Gather, from the data below, each line in which the word "lane" occurs.
....................
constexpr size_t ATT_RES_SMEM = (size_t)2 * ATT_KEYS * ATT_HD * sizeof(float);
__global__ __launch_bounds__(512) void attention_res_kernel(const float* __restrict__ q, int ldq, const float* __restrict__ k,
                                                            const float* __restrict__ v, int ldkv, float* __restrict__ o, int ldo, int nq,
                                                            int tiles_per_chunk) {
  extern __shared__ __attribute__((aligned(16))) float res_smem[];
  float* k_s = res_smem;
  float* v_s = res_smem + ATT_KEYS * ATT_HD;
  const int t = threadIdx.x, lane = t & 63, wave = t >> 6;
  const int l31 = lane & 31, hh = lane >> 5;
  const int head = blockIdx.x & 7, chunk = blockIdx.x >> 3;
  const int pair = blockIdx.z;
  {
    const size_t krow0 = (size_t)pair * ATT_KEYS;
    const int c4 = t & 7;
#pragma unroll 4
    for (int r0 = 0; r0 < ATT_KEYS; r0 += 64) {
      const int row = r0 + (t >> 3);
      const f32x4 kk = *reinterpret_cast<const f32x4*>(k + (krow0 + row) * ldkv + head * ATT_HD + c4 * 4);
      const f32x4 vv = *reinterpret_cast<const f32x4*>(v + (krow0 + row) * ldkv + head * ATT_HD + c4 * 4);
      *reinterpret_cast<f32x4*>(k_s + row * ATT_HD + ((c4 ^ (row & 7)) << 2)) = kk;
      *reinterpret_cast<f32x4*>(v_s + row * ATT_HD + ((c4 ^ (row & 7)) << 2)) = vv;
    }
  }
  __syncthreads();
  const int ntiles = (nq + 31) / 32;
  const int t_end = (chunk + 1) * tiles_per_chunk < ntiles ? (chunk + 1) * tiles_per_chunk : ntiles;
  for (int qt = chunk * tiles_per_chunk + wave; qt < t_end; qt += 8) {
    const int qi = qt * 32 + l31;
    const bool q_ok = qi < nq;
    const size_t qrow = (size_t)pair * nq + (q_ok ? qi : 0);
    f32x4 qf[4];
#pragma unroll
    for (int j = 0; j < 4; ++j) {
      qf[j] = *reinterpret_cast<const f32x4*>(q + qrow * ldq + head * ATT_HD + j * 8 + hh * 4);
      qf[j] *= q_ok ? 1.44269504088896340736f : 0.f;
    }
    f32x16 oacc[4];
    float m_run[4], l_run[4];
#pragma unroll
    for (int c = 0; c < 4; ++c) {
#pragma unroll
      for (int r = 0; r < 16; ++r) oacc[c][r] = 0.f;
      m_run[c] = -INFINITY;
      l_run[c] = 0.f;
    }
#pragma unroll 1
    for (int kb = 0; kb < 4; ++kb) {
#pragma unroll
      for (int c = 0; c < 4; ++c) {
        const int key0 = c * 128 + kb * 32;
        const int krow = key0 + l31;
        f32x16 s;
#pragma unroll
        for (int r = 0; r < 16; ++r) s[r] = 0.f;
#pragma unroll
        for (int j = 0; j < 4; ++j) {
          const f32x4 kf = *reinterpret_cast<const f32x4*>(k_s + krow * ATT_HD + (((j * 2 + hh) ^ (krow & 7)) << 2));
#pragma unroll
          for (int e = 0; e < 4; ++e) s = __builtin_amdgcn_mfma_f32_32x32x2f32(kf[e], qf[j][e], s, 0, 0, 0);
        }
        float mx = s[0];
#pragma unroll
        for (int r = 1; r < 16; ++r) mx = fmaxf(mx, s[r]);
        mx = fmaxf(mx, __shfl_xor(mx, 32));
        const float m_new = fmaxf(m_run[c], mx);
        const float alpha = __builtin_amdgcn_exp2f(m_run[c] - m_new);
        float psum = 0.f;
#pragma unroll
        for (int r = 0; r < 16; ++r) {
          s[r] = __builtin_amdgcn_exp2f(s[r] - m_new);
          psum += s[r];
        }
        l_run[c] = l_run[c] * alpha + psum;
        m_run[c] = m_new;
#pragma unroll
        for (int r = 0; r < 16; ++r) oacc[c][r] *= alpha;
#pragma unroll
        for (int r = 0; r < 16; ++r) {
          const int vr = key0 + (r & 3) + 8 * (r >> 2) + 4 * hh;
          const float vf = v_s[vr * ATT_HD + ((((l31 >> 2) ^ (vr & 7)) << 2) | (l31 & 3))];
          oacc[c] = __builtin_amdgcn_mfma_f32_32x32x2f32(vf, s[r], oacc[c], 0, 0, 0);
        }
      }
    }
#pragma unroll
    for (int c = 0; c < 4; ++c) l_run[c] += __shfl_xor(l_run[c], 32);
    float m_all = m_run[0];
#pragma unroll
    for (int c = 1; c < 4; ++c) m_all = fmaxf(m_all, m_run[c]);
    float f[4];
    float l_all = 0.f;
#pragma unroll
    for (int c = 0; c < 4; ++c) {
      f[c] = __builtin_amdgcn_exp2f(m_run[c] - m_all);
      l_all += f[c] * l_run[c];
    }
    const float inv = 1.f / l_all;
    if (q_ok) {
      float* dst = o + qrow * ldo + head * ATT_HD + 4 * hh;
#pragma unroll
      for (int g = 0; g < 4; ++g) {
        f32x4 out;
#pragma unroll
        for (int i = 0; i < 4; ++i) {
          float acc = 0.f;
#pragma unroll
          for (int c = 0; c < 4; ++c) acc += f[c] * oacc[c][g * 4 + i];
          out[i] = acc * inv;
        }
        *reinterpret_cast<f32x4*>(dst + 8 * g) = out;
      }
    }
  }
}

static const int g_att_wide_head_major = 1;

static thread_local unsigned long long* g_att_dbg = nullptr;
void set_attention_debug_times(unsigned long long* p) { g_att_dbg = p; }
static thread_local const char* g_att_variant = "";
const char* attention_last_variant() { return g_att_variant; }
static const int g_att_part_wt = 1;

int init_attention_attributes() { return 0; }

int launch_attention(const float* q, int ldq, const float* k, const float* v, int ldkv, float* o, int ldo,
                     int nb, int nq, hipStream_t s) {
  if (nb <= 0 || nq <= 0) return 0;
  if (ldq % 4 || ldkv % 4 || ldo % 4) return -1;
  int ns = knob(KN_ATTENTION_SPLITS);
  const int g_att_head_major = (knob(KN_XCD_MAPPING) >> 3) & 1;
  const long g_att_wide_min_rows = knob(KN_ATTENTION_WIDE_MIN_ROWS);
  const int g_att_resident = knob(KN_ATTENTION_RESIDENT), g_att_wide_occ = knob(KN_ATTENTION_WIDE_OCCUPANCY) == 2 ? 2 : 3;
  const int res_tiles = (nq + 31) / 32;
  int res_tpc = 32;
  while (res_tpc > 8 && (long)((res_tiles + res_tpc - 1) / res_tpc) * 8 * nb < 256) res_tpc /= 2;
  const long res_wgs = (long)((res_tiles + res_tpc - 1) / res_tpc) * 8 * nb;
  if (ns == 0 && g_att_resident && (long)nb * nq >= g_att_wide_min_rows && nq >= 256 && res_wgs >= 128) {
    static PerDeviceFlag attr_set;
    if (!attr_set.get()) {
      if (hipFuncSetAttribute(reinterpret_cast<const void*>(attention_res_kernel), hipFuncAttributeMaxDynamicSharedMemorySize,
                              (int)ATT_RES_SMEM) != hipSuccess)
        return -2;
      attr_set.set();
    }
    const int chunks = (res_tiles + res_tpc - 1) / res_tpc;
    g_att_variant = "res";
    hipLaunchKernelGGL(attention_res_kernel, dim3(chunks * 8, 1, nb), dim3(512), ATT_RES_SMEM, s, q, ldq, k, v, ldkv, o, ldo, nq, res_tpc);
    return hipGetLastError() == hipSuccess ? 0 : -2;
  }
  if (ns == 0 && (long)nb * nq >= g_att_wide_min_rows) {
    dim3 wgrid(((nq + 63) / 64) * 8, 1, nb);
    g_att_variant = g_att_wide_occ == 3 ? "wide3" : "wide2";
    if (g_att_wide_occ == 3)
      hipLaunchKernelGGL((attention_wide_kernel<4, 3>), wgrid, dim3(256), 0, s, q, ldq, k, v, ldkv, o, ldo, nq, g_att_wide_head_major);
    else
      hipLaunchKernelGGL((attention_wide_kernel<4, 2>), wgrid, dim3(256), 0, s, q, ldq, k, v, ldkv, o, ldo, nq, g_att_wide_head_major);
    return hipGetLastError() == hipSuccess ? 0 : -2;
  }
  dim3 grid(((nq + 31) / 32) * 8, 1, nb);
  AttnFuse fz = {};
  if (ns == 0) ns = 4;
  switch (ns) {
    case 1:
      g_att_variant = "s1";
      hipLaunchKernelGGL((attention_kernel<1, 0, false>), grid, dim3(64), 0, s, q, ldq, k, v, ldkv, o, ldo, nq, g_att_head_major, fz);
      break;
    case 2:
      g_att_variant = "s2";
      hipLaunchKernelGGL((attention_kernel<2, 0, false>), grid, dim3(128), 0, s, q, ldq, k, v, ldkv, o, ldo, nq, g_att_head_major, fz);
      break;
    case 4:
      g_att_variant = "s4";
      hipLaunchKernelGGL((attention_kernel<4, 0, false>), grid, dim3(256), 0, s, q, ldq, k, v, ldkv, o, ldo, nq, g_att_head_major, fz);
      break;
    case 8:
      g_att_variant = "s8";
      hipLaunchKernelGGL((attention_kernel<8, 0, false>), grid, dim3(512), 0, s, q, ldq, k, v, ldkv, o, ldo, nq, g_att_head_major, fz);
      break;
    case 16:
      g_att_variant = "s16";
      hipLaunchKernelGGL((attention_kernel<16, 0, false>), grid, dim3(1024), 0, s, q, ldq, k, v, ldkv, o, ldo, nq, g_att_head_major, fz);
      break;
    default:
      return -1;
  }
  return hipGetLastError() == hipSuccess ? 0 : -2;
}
....................
Finished exercise:
  const int t = threadIdx.x, lane = t & 63, wave = t >> 6;
  const int l31 = lane & 31, hh = lane >> 5;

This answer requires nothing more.